• What you need to do
Determine how many lines of the listing below hold the string "demb". Reply only with the number.

• Provided entries
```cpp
extern "C" int ssn_conv_wgrad_pl(const void* g_hi, const void* g_lo, const void* x_hi, const void* x_lo, float* dw, float* db,
                                 int N, int Cin, int H, int W, long x_img_groups, int Cout, int Ho, int Wo, long g_img_groups,
                                 int kh, int kw, int stride, int pad_h, int pad_w, void* workspace, long ws_bytes, int tile_cfg,
                                 const float* g_scale, const float* x_scale, int g_row_split, int g_row_gap,
                                 int* deferred_reduce, hipStream_t stream) {
    SSN_CHECK_ARG(dw && workspace, "conv wgrad pl: null pointer");
    WgPlArgs a;
    const int rcf = fill_wgpl(a, g_hi, g_lo, x_hi, x_lo, N, Cin, H, W, x_img_groups, Cout, Ho, Wo, g_img_groups, kh, kw, stride, pad_h, pad_w,
                              g_scale, x_scale, g_row_split, g_row_gap);
    if (rcf != SSN_OK) return rcf;
    a.part = (float*)workspace;
    if (tile_cfg >= 200) {
        SSN_CHECK_ARG(chunked_1x1_layer(kh, kw, stride, pad_h, pad_w) && tile_cfg - 200 < N1,
                      "conv wgrad pl: the chunked kernel (tile %d) takes 1x1 / stride-1 layers only", tile_cfg);
        const int c1 = tile_cfg - 200;
        plan1(Cout, Cin, a.P, c1, &a.splits, &a.ksteps_per_split);
        const long need1 = (long)a.splits * Cout * a.ldp * (long)sizeof(float);
        if (ws_bytes < need1) {
            ssn_set_error("conv wgrad pl: workspace %ld < %ld bytes", ws_bytes, need1);
            return SSN_ERR_WORKSPACE;
        }
        a.div_hw = make_fastdiv((uint32_t)(H * W));
        a.div_w = make_fastdiv((uint32_t)W);
        const int rc1 = launch_wgpl1_tile(a, c1, stream);
        if (rc1 != SSN_OK) return rc1;
        if (deferred_reduce) {
            deferred_reduce[0] = a.splits;
            deferred_reduce[1] = 1;
            return SSN_OK;
        }
        return ssn_wgrad_reduce(a.part, dw, db, Cout, a.K, a.splits, stream);
    }
    if ((tile_cfg >= 100 || tile_cfg < 0) && nine_tap_layer(kh, kw, stride, pad_h, pad_w, H, W, Ho, Wo)) {
        int c9 = tile_cfg >= 100 ? tile_cfg - 100 : pick_tile9(Cout, Cin, W);
        SSN_CHECK_ARG(c9 < N9, "conv wgrad pl: unknown nine-tap tile %d", c9);
        if (xp_for(W) > 8 && c9 != 3) c9 = 0;
        plan9(Cout, Cin, (long)N * (H + 1) * (W + 1), c9, W, &a.splits, &a.ksteps_per_split);
        const long need9 = (long)a.splits * k9KG[c9] * Cout * a.ldp * (long)sizeof(float);
        if (ws_bytes < need9) {
            ssn_set_error("conv wgrad pl: workspace %ld < %ld bytes", ws_bytes, need9);
            return SSN_ERR_WORKSPACE;
        }
        a.div_hw = make_fastdiv((uint32_t)((H + 1) * (W + 1)));
        a.div_w = make_fastdiv((uint32_t)(W + 1));
        const int rc9 = launch_wgpl9_tile(a, c9, stream);
        if (rc9 != SSN_OK) return rc9;
        if (deferred_reduce) {
            deferred_reduce[0] = a.splits * k9KG[c9];
            deferred_reduce[1] = 9;
            return SSN_OK;
        }
        return ssn_wgrad_reduce_taps(a.part, dw, db, Cout, a.K, a.splits * k9KG[c9], 9, stream);
    }
    SSN_CHECK_ARG(tile_cfg < 100, "conv wgrad pl: the nine-tap kernel takes 3x3 / stride 1 / pad 1 layers only");
    const int cfg = fix_cfg(tile_cfg, Cout, Cin);
    plan(Cout, Cin, kh * kw, a.P, cfg, &a.splits, &a.ksteps_per_split);
    const long need = (long)a.splits * Cout * a.ldp * (long)sizeof(float);
    if (ws_bytes < need) {
        ssn_set_error("conv wgrad pl: workspace %ld < %ld bytes", ws_bytes, need);
        return SSN_ERR_WORKSPACE;
    }
    const int rc = launch_wgpl_tile(a, cfg, stream);
    if (rc != SSN_OK) return rc;
    if (deferred_reduce) {
        deferred_reduce[0] = a.splits;
        deferred_reduce[1] = 1;
        return SSN_OK;
    }
    return ssn_wgrad_reduce(a.part, dw, db, Cout, a.K, a.splits, stream);
}
```
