int convnext_layer(const ConvNeXtW& w, float* x, float* ybuf, float* hbuf, void* Pa, void* Ph, int N, int C, int H, int T,
                   const float* cond, int cond_rows, int scale_row, int shift_row, int planes, void* s) {
    if (Pa != nullptr && planes == 3 && w.ws1 != nullptr && encoder_precision() == 1) {
        RUN(alive_dwconv_norm_planes_f16s(x, N, C, T, w.dw_w, w.dw_b, cond ? 1 : 0, w.gain, w.offset, cond, cond_rows, scale_row,
                                          shift_row, NORM_EPS, F16S_ACT_SCALE, Pa, s));
        AliveGemm g;
        memset(&g, 0, sizeof(g));
        g.W = (const float*)((const unsigned short*)w.pw1W + (size_t)3 * ((H + 15) & ~15) * ((C + 31) & ~31));
        g.bias = w.pw1b; g.P = Pa; g.N = N; g.T = T; g.Ci = C; g.Co = H; g.planes = 2; g.act = 1; g.Pout = Ph;
        g.f16s = 1; g.wscale = w.ws1; g.in_unscale = 1.0f / F16S_ACT_SCALE; g.pout_scale = F16S_ACT_SCALE;
        RUN(alive_gemm_planes(&g, s));
        memset(&g, 0, sizeof(g));
        g.W = (const float*)((const unsigned short*)w.pw2W + (size_t)3 * ((C + 15) & ~15) * ((H + 31) & ~31));
        g.bias = w.pw2b; g.P = Ph; g.N = N; g.T = T; g.Ci = H; g.Co = C; g.planes = 2; g.act = 0;
        g.ch_scale = w.scale; g.residual = x; g.Y = x;
        g.f16s = 1; g.wscale = w.ws2; g.in_unscale = 1.0f / F16S_ACT_SCALE;
        return alive_gemm_planes(&g, s);
    }
    if (Pa != nullptr) {
        const int gp = (planes == 2 && (decoder_bf16_mask() & 2)) ? 1 : planes;
        RUN(alive_dwconv_norm_planes(x, N, C, T, w.dw_w, w.dw_b, cond ? 1 : 0, w.gain, w.offset, cond, cond_rows, scale_row,
                                     shift_row, NORM_EPS, gp, Pa, s));
        const float* W1 = gp == 1 ? plain_w(w.pw1W, (H + 15) & ~15, (C + 31) & ~31) : w.pw1W;
        const float* W2 = gp == 1 ? plain_w(w.pw2W, (C + 15) & ~15, (H + 31) & ~31) : w.pw2W;
        RUN(pw_gemm(W1, w.pw1b, Pa, N, T, C, H, gp, 1, nullptr, nullptr, nullptr, nullptr, Ph, s));
        return pw_gemm(W2, w.pw2b, Ph, N, T, H, C, gp, 0, nullptr, w.scale, x, x, nullptr, s);
    }
    RUN(alive_dwconv_norm(x, N, C, T, w.dw_w, w.dw_b, cond ? 1 : 0, w.gain, w.offset, cond, cond_rows, scale_row,
                          shift_row, NORM_EPS, ybuf, s));
    AliveConv d1 = pw_desc(w.pw1W, w.pw1b, ybuf, N, C, T, H, hbuf);
    d1.act = 1;
    d1 = planes == 3 ? split3(d1) : split(d1);
    RUN(alive_conv1d(&d1, s));
    AliveConv d2 = pw_desc(w.pw2W, w.pw2b, hbuf, N, H, T, C, x);
    d2.ch_scale = w.scale;
    d2.residual = x;
    d2 = planes == 3 ? split3(d2) : split(d2);
    RUN(alive_conv1d(&d2, s));
    return ALIVE_OK;
}

int pw_conv(const float* W, const float* b, const float* X, void* Pa, int N, int T, int Ci, int Co, int planes, int act,
            const float* post_add, float* Y, void* s) {
    if (Pa != nullptr) {
        RUN(alive_to_planes(X, N, Ci, T, planes, Pa, s));
        return pw_gemm(W, b, Pa, N, T, Ci, Co, planes, act, post_add, nullptr, nullptr, Y, nullptr, s);
    }
    AliveConv d = pw_desc(W, b, X, N, Ci, T, Co, Y);
    d.act = act;
    d.post_add = post_add;
    d = planes == 3 ? split3(d) : split(d);
    return alive_conv1d(&d, s);
}

__global__ void dft_basis_kernel(float* basis) {
    int i = blockIdx.x * blockDim.x + threadIdx.x;
    if (i >= DFT_ROWS * NFFT) return;
    int row = i / NFFT, j = i % NFFT;
    float v = 0.0f;
    if (row < 2 * BINS) {
        int f = row < BINS ? row : row - BINS;
        int ph = (int)(((long long)f * j) % NFFT);
        double sn, cs;
        sincospi(2.0 * (double)ph / (double)NFFT, &sn, &cs);
        v = row < BINS ? (float)cs : (float)(-sn);
    }
    basis[i] = v;
}

}

extern "C" int alive_weight_count(int model) { return (model >= 0 && model <= 2) ? (int)names_of(model).v.size() : -1; }
extern "C" const char* alive_weight_name(int model, int index) {
    if (model < 0 || model > 2) return nullptr;
    const Names& n = names_of(model);
    return (index >= 0 && index < (int)n.v.size()) ? n.v[index].c_str() : nullptr;
}

int alive_gelu_film_impl(const float* H, int N, int C, int L, const float* film, int film_rows, int Lf, int scale_row,
                         int shift_row, int t0, int f0, int film_ld, float* Z, void* Zp, int planes, void* stream);
namespace {
constexpr size_t BASIS_F32 = (size_t)DFT_ROWS * NFFT;
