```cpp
size_t lh_wgrad_slab_bytes(const lh_igemm_desc* d, int n_out, int n_in, int dtype);
int lh_wgrad(const lh_igemm_desc* d, const void* x, const void* dy, int dy_pix_stride,
             int n_out, int n_in, float* slab, int dtype, void* stream);
int lh_wgrad_reduce(const lh_igemm_desc* d, const float* slab, float* grad, int n_out, int n_in,
                    long so, long si, long sr, long ss, const int* taps_rs, int accumulate,
                    int dtype, void* stream);
size_t lh_wgrad_workspace_bytes(const lh_igemm_desc* d, int n_out, int n_in, int dtype);
typedef struct {
    const lh_igemm_desc* d; int rows; const void* x; const void* dy; int dy_pix_stride, n_out, n_in; void* workspace; float* grad;
    long so, si, sr, ss; const int* taps_rs; int accumulate;
} lh_wgrad_call;
int lh_wgrad_fused_multi(const lh_wgrad_call* calls, int n, int dtype, void* stream);
int lh_wgrad_fused(const lh_igemm_desc* d, int rows, const void* x, const void* dy, int dy_pix_stride, int n_out, int n_in,
                   void* workspace, float* grad, long so, long si, long sr, long ss, const int* taps_rs, int accumulate,
                   int dtype, void* stream);
typedef struct {
    int bo, bi, kps, depth;
    int n_problems, n_fold;
    int n_items, n_fold_items;
    int fold_lds, target_stages, nsplit_max;
    int run_parts;
    size_t off_items, off_fold_args, off_fold_items, table_bytes, workspace_bytes;
} lh_wgrad_table_info;
int lh_wgrad_table_build(const lh_wgrad_call* calls, int n, int dtype, const int* cfg4, int target_stages, void* workspace,
                         void* host_blob, size_t host_bytes, lh_wgrad_table_info* info);
int lh_wgrad_table_run(const void* table, const lh_wgrad_table_info* info, int dtype, void* stream);


int lh_bn_stats(const void* y, int m, int c, float* stats, int* rows_out, int dtype, void* stream);
int lh_bn_stats_rows(int m, int c);
size_t lh_bn_stats_slab_bytes(int rows, int c);
int lh_bn_finalize(const float* stats, int rows, int count, int c, const float* gamma,
// ... 147 lines not shown
```

lighthand_amd/_lib.py:

```python
import ctypes as C
import os

_HERE = os.path.dirname(os.path.abspath(__file__))
LIB_PATH = os.environ.get("LH_LIB_PATH") or os.path.join(_HERE, "liblighthand_hip.so")

LH_F32, LH_BF16, LH_F16 = 0, 1, 2


class LightHandError(RuntimeError):
    pass


class IgemmDesc(C.Structure):
    _fields_ = [("n", C.c_int), ("hi", C.c_int), ("wi", C.c_int), ("in_pix_stride", C.c_int),
                ("k_run", C.c_int), ("ho", C.c_int), ("wo", C.c_int), ("sh", C.c_int), ("sw", C.c_int),
                ("cout", C.c_int), ("OH", C.c_int), ("OW", C.c_int), ("osh", C.c_int), ("osw", C.c_int),
                ("ooh", C.c_int), ("oow", C.c_int), ("out_pix_stride", C.c_int), ("ntaps", C.c_int),
                ("relu", C.c_int), ("dh", C.c_byte * 64), ("dw", C.c_byte * 64), ("cfg", C.c_int * 8)]
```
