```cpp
int wmz_embed_pos3d_fwd(const int64_t* z, const float* emb, const float* pos_s, const float* pos_h,
                        const float* pos_w, void* x, int B, int S, int H, int W, int D, int num_classes,
                        int dtype, void* stream);
int wmz_embed_pos3d_bwd(const int64_t* z, const void* dx, float* demb, float* dpos_s, float* dpos_h, float* dpos_w,
                        int B, int S, int H, int W, int D, int num_classes, int dtype, void* stream);
long wmz_embed_pos3d_bwd_workspace_ints(int B, int S, int H, int W, int num_classes);
int wmz_embed_pos3d_bwd_sorted(const int64_t* z, const void* dx, float* demb, float* dpos_s, float* dpos_h, float* dpos_w,
                               int B, int S, int H, int W, int D, int num_classes, int* workspace, long workspace_ints,
                               int dtype, void* stream);

int wmz_embed_indexed_fwd(const int64_t* tok, const int64_t* pos, const float* emb, const float* pos_s,
                          const float* pos_h, const float* pos_w, void* x, long ntok, int S, int H, int W, int D,
                          int num_classes, int dtype, void* stream);
int wmz_embed_indexed_bwd(const int64_t* tok, const int64_t* pos, const void* dx, float* demb, float* dpos_s,
                          float* dpos_h, float* dpos_w, long ntok, int S, int H, int W, int D, int num_classes, int dtype,
                          void* stream);

int wmz_vq_argmin(const float* x, long ldx, const float* codebook, int64_t* idx, float* dist_min,
                  int N, int C, int E, void* stream);

long wmz_vq_argmin_screened_workspace_bytes(int N, int C, int E);
int wmz_vq_argmin_screened(const float* x, long ldx, const float* codebook, int64_t* idx, float* dist_min, int N, int C, int E,
                           void* workspace, long workspace_bytes, void* stream);
int wmz_vq_gather(const int64_t* idx, const float* codebook, void* out, long ldo, int N, int C, int E,
                  int dtype, void* stream);
long wmz_loss_partials_workspace_floats(void);
int wmz_vq_tail_fwd(const float* x, const float* q, const float* counts, void* st, float* partial, float* loss,
                    float* perplexity, long N, int E, int Ep, int C, int out_dtype, void* stream);
int wmz_vq_tail_bwd(const void* d_st, const float* x, const float* q, const float* g_loss, void* d_x, long N, int E, int Ep,
                    int in_dtype, int st_dtype, void* stream);
int wmz_recon_loss_fwd(const void* y, const float* target, float* partial, float* loss, long B, long HW, int C, int Cp,
                       int kind, int dtype, void* stream);
int wmz_recon_loss_bwd(const void* y, const float* target, const float* g_loss, void* d_y, long B, long HW, int C, int Cp,
                       int kind, int dtype, void* stream);
int wmz_vq_ema_stats(const float* x, long ldx, const int64_t* idx, const float* codebook, float* counts,
                     float* dw, float* sqerr, int N, int C, int E, void* stream);
long wmz_vq_ema_stats_workspace_ints(int N, int C);
int wmz_vq_ema_stats_sorted(const float* x, long ldx, const int64_t* idx, const float* codebook, float* counts, float* dw,
                            float* sqerr, int N, int C, int E, int* workspace, long workspace_ints, void* stream);
int wmz_vq_ema_update(float* embedding, float* cluster_size, float* activation_count, const float* counts,
                      const float* dw, int C, int E, double decay, double eps, void* stream);

int wmz_layer_fused_fwd(const void* o, const void* x, void* x_out, void* q_out, void* kv_out, const void* wpack,
                        const float* vec, int ntok, int D, int I, int M, int has_head, int has_tail, float eps,
                        void* stream);

int wmz_embed_qkv_fused_fwd(const int64_t* z, const float* emb, const float* pos_s, const float* pos_h,
                            const float* pos_w, void* x_out, void* q_out, void* kv_out, const void* wpack,
                            const float* vec, int B, int S, int H, int W, int D, int I, int M, int num_classes, float eps,
                            void* stream);

#define WMZ_FUSED_X_IN_TILED 1
#define WMZ_FUSED_X_OUT_TILED 2
#define WMZ_FUSED_X1_NORMALISED 4
#define WMZ_FUSED_XRM_NORMALISED 8
int wmz_local3d_attn_fwd_planes(const void* q, const void* k, const void* v, void* out, float* lse, int B, int S, int H,
                                int W, int heads, int dh, int eS, int eH, int eW, long ldq, long ldk, long ldv, long ldo,
                                int q_plane0, int q_planes, int dtype, void* stream);
int wmz_layer_fused_fwd_planes(const void* o, const void* x, void* x_out, void* q_out, void* kv_out, const void* wpack,
                               const float* vec, int B, int planes_out, int planes_in, int HW, int D, int I, int M,
                               int has_head, int has_tail, int xflags, float eps, void* stream);
int wmz_layer_chain_supported(int D, int I, int M, int* mc);
int wmz_layer_chain_slab_pieces(void);
// ... 239 lines not shown
```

• Answer section
3